贝缪尔把手机往桌上一抛,取出冰箱里打发过的淡奶油,用裱花枪往自己嘴里挤,然后仰着脖子将白花花的下颚和舌根都展示给Alpha:“我要毁了它,请你杀了我好吗,罗曼。”
罗曼静静地看着他干吃完两升的纯固体脂肪。
“我承认,我对你的爱离不开你纤细但成熟的身体,你如同赫柏的柳腰下,拉斐尔妙笔细雕的圣洁大腿曲线处于多么完美、柔婉和恬静的秩序。这样一位美惠女神倾力娇惯的宠儿,波提切利画不出你的春光,是我爱神波浪中蕴孕的思想与阐释的盖世美色,不要让我失去它,好吗?”
“它死了,我死了,你什么时候死啊?”贝缪尔的盘子里盛了许多块流油的肉,刀叉深深地戳了下去。
“Bermuel,我以为在你心里,我从前对待爱情的那些过失,已经在敦刻尔克终结了。”罗曼说,“你劝阻我停止报复行为,放过那些捕捉过你的国际刑警,为达到此般目的,你在码头甩了我一个耳光,并且对我开枪。我猜你当时很紧张,本来想射的位置是心脏,不是吗?”
“所有英吉利海峡的舰队都看见了那一幕,你让我在整个西西里岛及法国的科西嘉岛颜面尽失。”
虽然是激烈的言辞,但罗曼望着他的眼神像牛奶那样平静地淌过去了:“而我没有让你为之付出任何代价。你依然是我的掌上明珠,是这个星球上存在物的最高结晶。欧罗巴大陆东至极地乌拉尔山脉,南至马罗基角的国土,谁人不对你面露歆羡之色,一切都向你拜倒欢呼。”
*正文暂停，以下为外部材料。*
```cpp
template <bool BF16>
static int gwnet_layers_forward(const StepGwnetParams* p, const Saved& S, const Work& W, int B, int N, bool training, float drop_p,
                                uint64_t seed, float momentum, bool dead_bn7, const StepDynState* dyn, hipStream_t st,
                                bool first_tcn_only = false, bool skip_first_tcn = false) {
    const long BN = (long)B * N;
    for (int i = 0; i < (first_tcn_only ? 1 : NL); ++i) {
        const int Tin = TIN[i], Tout = TOUT[i], dil = DIL[i];
        const long npos = BN * Tout;
        BnFwd bn = {nullptr, nullptr, nullptr, nullptr, training ? 1 : 0, momentum, nullptr, (double)BN * Tin, nullptr};
        if (i > 0) {
            bn.gamma = p->bn_w[i - 1]; bn.beta = p->bn_b[i - 1]; bn.rm = p->bn_rm[i - 1]; bn.rv = p->bn_rv[i - 1];
            bn.stat = S.bnstat[i - 1]; bn.sums = W.acc64 + (long)(i - 1) * NCOPY * 64;
        }
        if (!(i == 0 && skip_first_tcn)) {
            tcn_fwd_kernel<BF16><<<(unsigned)cdiv(npos, 128), 256, 0, st>>>(i == 0 ? S.x0 : S.y[i - 1], bn, npos, Tin, Tout, dil, W.wcat + i * 4096,
                                                                            W.bcat + i * 64, S.tf[i], S.sg[i], S.cat[i], S.zlast, i);
            STEP_LAUNCH_CHECK("tcn_fwd");
        }
        if (first_tcn_only) break;
        if (i == NL - 1 && !(dead_bn7 && training)) break;
        STEP_TRY(nconv_fwd3(S.Pstk, S.PT16, S.cat[i], 0, 0, 1, B, N, Tout, BF16, W.xT, st));
        STEP_TRY(nconv_fwd3(S.Pstk, S.PT16, S.cat[i], 1, 2, 2, B, N, Tout, BF16, W.xT, st));
        const XIn xin = {i == 0 ? S.x0 : S.y[i - 1], i == 0 ? nullptr : S.bnstat[i - 1]};
        const bool dead = i == NL - 1;
        mix_fwd_kernel<BF16><<<(unsigned)cdiv(npos, 64), 256, 0, st>>>(S.cat[i], p->gconv_w[i], p->gconv_b[i], xin, npos, Tin, Tout, dil, drop_p,
                                                                       (uint32_t)seed, (uint32_t)(seed >> 32), (uint32_t)i, dead ? W.m7 : S.mask[i],
                                                                       dead ? W.y7 : S.y[i], W.acc64 + (long)i * NCOPY * 64, dyn);
        STEP_LAUNCH_CHECK("mix_fwd");
        if (dead) {
            const BnFwd b7 = {p->bn_w[i], p->bn_b[i], p->bn_rm[i], p->bn_rv[i], 1, momentum, S.bnstat[i], (double)npos, W.acc64 + (long)i * NCOPY * 64};
            bn_stats_only_kernel<<<1, 64, 0, st>>>(b7);
            STEP_LAUNCH_CHECK("bn7_stats");
        }
    }
    return STEP_OK;
}

static int pack_weights(const StepGwnetParams* p, const Work& W, hipStream_t st) {
    GatePtrs gp;
    SkipPtrs sp;
    MixPtrs mp;
    for (int i = 0; i < NL; ++i) {
        gp.wf[i] = p->filter_w[i]; gp.bf[i] = p->filter_b[i]; gp.wg[i] = p->gate_w[i]; gp.bg[i] = p->gate_b[i];
        sp.w[i] = p->skip_w[i]; sp.b[i] = p->skip_b[i];
        if (i < NL - 1) mp.w[i] = p->gconv_w[i];
    }
    pack_weights_kernel<<<384 + 7 * 28, 256, 0, st>>>(gp, sp, mp, W.wcat, W.wcatT, W.bcat, W.wskip, W.bsum, W.wmixT);
// ... 91 lines not shown
        g4.batch = B; g4.sab = (long)N * CE; g4.scb = (long)OUT * N; g4.scn = N;
        g4.bias = p->end2_b;
        g4.compute_bf16 = allbf16; STEP_TRY(step_gemm_launch(g4, st));
    }
    return STEP_OK;
}

template <bool BF16>
static int gwnet_layers_backward(const StepGwnetParams* p, const StepGwnetParams* grads, const Saved& S, const Work& W, int B, int N,
                                 float** dx0, hipStream_t st, AuxLane& lane, AuxLane& leaves, hipEvent_t* adj_done) {
    const long BN = (long)B * N;
    float* dx_next = nullptr;
    float* dxbuf[2] = {W.dxa, W.dxb};
    {
        AdjOffsets o;
        for (int i = 0; i < NL - 1; ++i) { o.cat[i] = S.cat[i] - S.cat[0]; o.dcat[i] = W.dcat[i] - W.dcat[0]; }
        adj_ktab_kernel<<<3, 128, 0, st>>>(o, N, W.ktab);
        STEP_LAUNCH_CHECK("adj_ktab");
    }
    static const bool adj_pieces = []() { const char* e = getenv("STEP_ADJ_PIECES"); return !(e && e[0] == '0'); }();
    bool adj_first = true;
    auto adj_piece = [&](int lo, int hi, hipStream_t on_stream) -> int {
        int seg0 = 0, nseg = 0;
        for (int i = 0; i < lo; ++i) seg0 += 2 * TOUT[i];
        for (int i = lo; i <= hi; ++i) nseg += 2 * TOUT[i];
        StepGemm g = gemm_desc(N, N, 32 * nseg, S.cat[0], 0, 1, W.dcat[0], 1, 0, W.dPstk, N);
        g.batch = 3 * B; g.batch0 = B;
        g.scb = (long)N * N; g.scb1 = (long)B * N * N;
        g.compute_bf16 = BF16;
        g.accumulate = adj_first ? 0 : 1;
        adj_first = false;
        return step_gemm_segmented_launch(g, W.ktab + seg0, ADJ_NSEG, on_stream);
    };
    for (int i = NL - 1; i >= 0; --i) {
        const int Tin = TIN[i], Tout = TOUT[i], dil = DIL[i];
        const long npos = BN * Tout;
        const float* cat = S.cat[i];
        if (i < NL - 1) {
            const BnBwd bn = {p->bn_w[i], S.bnstat[i], grads->bn_w[i], grads->bn_b[i], (double)npos, W.acc64 + (long)i * NCOPY * 64};
            mix_bwd_kernel<BF16><<<(unsigned)cdiv(npos, 128), 256, 0, st>>>(dx_next, S.y[i], bn, S.mask[i], W.wmixT + i * (C * CAT), npos, W.dres, W.dh[i],
                                                                            W.dcat[i]);
            STEP_LAUNCH_CHECK("mix_bwd");
            STEP_TRY(nconv_bwd_data3(S.PTstk, S.P16, W.dcat[i], 2, 1, 2, B, N, Tout, BF16, W.xT, st));
            STEP_TRY(nconv_bwd_data3(S.PTstk, S.P16, W.dcat[i], 1, 0, 0, B, N, Tout, BF16, W.xT, st));
            if (adj_pieces && i == 0) { STEP_TRY(adj_piece(0, 0, lane.fork())); *adj_done = lane.done(); }
        }
        float* dx = dxbuf[i & 1];
        tcn_bwd_kernel<BF16><<<(unsigned)cdiv(BN, TB_ROWS / Tout), 256, 0, st>>>(i < NL - 1 ? W.dcat[i] : nullptr, W.dskip, i, S.tf[i], S.sg[i],
                                                                                W.wcatT + i * 4096, i < NL - 1 ? W.dres : nullptr, BN, Tin, Tout, dil,
                                                                                W.dpre[i], dx, i > 0 ? S.y[i - 1] : nullptr,
                                                                                i > 0 ? S.bnstat[i - 1] : nullptr,
                                                                                i > 0 ? W.acc64 + (long)(i - 1) * NCOPY * 64 : nullptr);
        STEP_LAUNCH_CHECK("tcn_bwd");
        const XIn xin = {i == 0 ? S.x0 : S.y[i - 1], i == 0 ? nullptr : S.bnstat[i - 1]};
        hipEvent_t ev = leaves.on ? leaves.mark() : lane.mark();
        if (adj_pieces && i == 4) STEP_TRY(adj_piece(4, 6, lane.after(ev)));
        if (adj_pieces && i == 2) STEP_TRY(adj_piece(2, 3, lane.after(ev)));
        if (adj_pieces && i == 1) STEP_TRY(adj_piece(1, 1, lane.after(ev)));
        hipStream_t leaf = leaves.after(ev);
        if (i < NL - 1) {
            StepGemm gw = gemm_desc(C, CAT, (int)npos, W.dh[i], 1, C, cat, CAT, 1, grads->gconv_w[i], CAT);
            gw.accumulate = 2; gw.splitk = -1;
            gw.a_rowsum = grads->gconv_b[i];
            gw.compute_bf16 = BF16; STEP_TRY(step_gemm_launch(gw, leaf));
        }
        im2col_kernel<<<g1(npos * 64), 256, 0, leaf>>>(xin, BN, Tin, Tout, dil, W.xcat[i]);
        STEP_LAUNCH_CHECK("im2col");
        StepGemm gw = gemm_desc(64, 64, (int)npos, W.dpre[i], 1, 64, W.xcat[i], 64, 1, W.dwcat + i * 4096, 64);
        gw.accumulate = 2; gw.splitk = -1;
        gw.a_rowsum = W.dbcat + i * 64;
        gw.compute_bf16 = BF16; STEP_TRY(step_gemm_launch(gw, leaf));
        dx_next = dx;
    }
    *dx0 = dx_next;
    if (!adj_pieces) STEP_TRY(adj_piece(0, NL - 2, lane.fork()));
    return STEP_OK;
}

extern "C" int step_gwnet_backward(const float* hist, int B, int N, int Cin, const float* hidden_last, const StepGwnetParams* p,
                                   const float* saved, float* work, const float* dpred, const StepGwnetParams* grads,
                                   float* dadj, int dropout, void* aux_stream, void* leaf_stream, void* stream) {
    STEP_REQUIRE(hist && hidden_last && p && saved && work && dpred && grads && dadj, "gwnet_backward: null argument");
    STEP_REQUIRE(B > 0 && N > 0 && Cin >= 2, "gwnet_backward: bad sizes");
    hipStream_t st = (hipStream_t)stream;
    AuxLane lane(st, (hipStream_t)aux_stream);
    AuxLane leaves(st, leaf_stream ? (hipStream_t)leaf_stream : (hipStream_t)aux_stream, 64);
    Saved S = carve_saved((float*)saved, B, N, dropout != 0);
    Work W = carve_work(work, B, N, true);
    const long BN = (long)B * N;
    const int allbf16 = p->gemm_bf16;
    auto split_for = [](long) { return -1; };

    STEP_TRY(pack_weights(p, W, st));
    STEP_TRY(zero(W.dwcat, (long)((float*)W.acc64 - W.dwcat) + 2L * NL * NCOPY * 64, st));
    const long NN = (long)N * N;

    {
        StepGemm g = gemm_desc(N, CE, OUT, dpred, 1, N, p->end2_w, CE, 1, W.d_e1, CE);
        g.batch = B; g.sab = (long)OUT * N; g.scb = (long)N * CE;
        STEP_TRY(step_gemm_launch(g, st));
        relu_bwd_kernel<<<g1(BN * CE), 256, 0, st>>>(W.d_e1, S.e1, BN * CE);
        StepGemm gx = gemm_desc((int)BN, CS, CE, W.d_e1, CE, 1, p->end1_w, CS, 1, W.d_xh, CS);
        gx.compute_bf16 = allbf16; STEP_TRY(step_gemm_launch(gx, st));
        relu_bwd_kernel<<<g1(BN * CS), 256, 0, st>>>(W.d_xh, S.xh, BN * CS);
        {
            hipStream_t leaf = leaves.fork();
            StepGemm gz = gemm_desc((int)BN, CS, CS, W.d_xh, CS, 1, W.wskip, CS, 1, W.dskip, CS);
            gz.compute_bf16 = allbf16; STEP_TRY(step_gemm_launch(gz, st));
            {
                StepGemm gw = gemm_desc(OUT, CE, N, dpred, N, 1, S.e1, CE, 1, grads->end2_w, CE);
                gw.batch = B; gw.sab = (long)OUT * N; gw.sbb = (long)N * CE; gw.scb = 0; gw.accumulate = 2;
                STEP_TRY(step_gemm_launch(gw, leaf));
                rowsum_mod_kernel<<<B * OUT, 256, 0, leaf>>>(dpred, N, OUT, grads->end2_b);
                STEP_LAUNCH_CHECK("end2_bias_grad");
                StepGemm gw1 = gemm_desc(CE, CS, (int)BN, W.d_e1, 1, CE, S.xh, CS, 1, grads->end1_w, CS);
                gw1.accumulate = 2; gw1.splitk = split_for(BN);
                gw1.a_rowsum = grads->end1_b;
                gw1.compute_bf16 = allbf16; STEP_TRY(step_gemm_launch(gw1, leaf));
            }
            STEP_TRY(zero(W.bsum, CS, leaf));
            STEP_TRY(step_colsum_launch(W.d_xh, BN, CS, CS, W.bsum, leaf));
            MPtr8 gb;
            for (int i = 0; i < NL; ++i) gb.p[i] = grads->skip_b[i];
            add_to8_kernel<<<1, 256, 0, leaf>>>(gb, W.bsum, CS);
            StepGemm gws = gemm_desc(CS, CS, (int)BN, W.d_xh, 1, CS, S.zlast, CS, 1, W.dwskip, CS);
            gws.accumulate = 2; gws.splitk = split_for(BN);
            gws.compute_bf16 = allbf16; STEP_TRY(step_gemm_launch(gws, leaf));
            if (hipMemcpyAsync(W.d_h2, W.d_xh, (size_t)BN * CS * sizeof(float), hipMemcpyDeviceToDevice, leaf) != hipSuccess) {
// ... 59 lines not shown
```

Before: 2334.

## Batch GraphWaveNet weight-gradient GEMMs into two fused multi-layer kernels with implicit im2col

The per-layer weight-gradient work in GraphWaveNet backward used to be an im2col kernel plus a generic GEMM for the dilated conv, and a separate GEMM for the graph-conv mixing weights, each launched per layer on a leaf stream. That is replaced by two kernels issued once after the layer loop: one covering all TCN layers, which builds the im2col operand on the fly and applies BN scale/shift, and one covering all mix layers. Both use MFMA tiles, reduce through LDS and commit with global atomics. This removes the xcat scratch buffers and many small launches, and moves the adjacency pieces to plain forks. In exchange, weight-gradient work no longer overlaps with the per-layer backward, and the atomic float accumulation order becomes nondeterministic.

“你就像主张宽恕的基督徒,占据道德高地,或者你来自东方血液的妇人之仁永远不会明白,对待敌人,唯有死亡将根治他们的疾病。”罗曼说,“而你同情全世界,除了我之外,每个人在你那里都有值得可怜的原因。你无底线心软,收容战争孤儿和老人,放走首脑级俘虏,我有没有一次同你追究?只有一次挥起手背狠狠打了你一下,为的是你在我的雪利酒里丢下过量安眠药。”
“因为我的心早就为你糜烂,我神经衰弱地等待你爱的回归,小心翼翼地复苏和发展。每一重大行事之前,我的心都想与你说几句话。你驾驭着它,你是一个大胆飞驰的冷峭骑手。”
“后来,即使你只穿了粉色的短袜,全身赤裸地躺在我怀里,雪白的小屁股对着我,使坏的眼睛骨碌碌在我的下体乱转,发出‘嗬’和‘哎呀’之类少女般的娇柔动人、最能挑逗起我贪得无厌的性欲的声音,我甚至没有敢于带着尊重和爱意抚摸你的隐私部位。对于我的美神,我丝毫没有生出淫荡的念头。”
“我花上大半年的甜言蜜语,也不能说服你将胳膊和腿交给我一会,或者换上一件打褶的素净白裙子,在多洛米蒂山山腰漂亮的草皮上与我共进午餐。”
“我想要抚爱我的Omega的欲望无法纾解,你根本不能感受禁欲的极端痛楚。你坚信,一切诺言都是能言会道的把戏,而我每每出现都是一场莫测高深的戏剧开始上演。”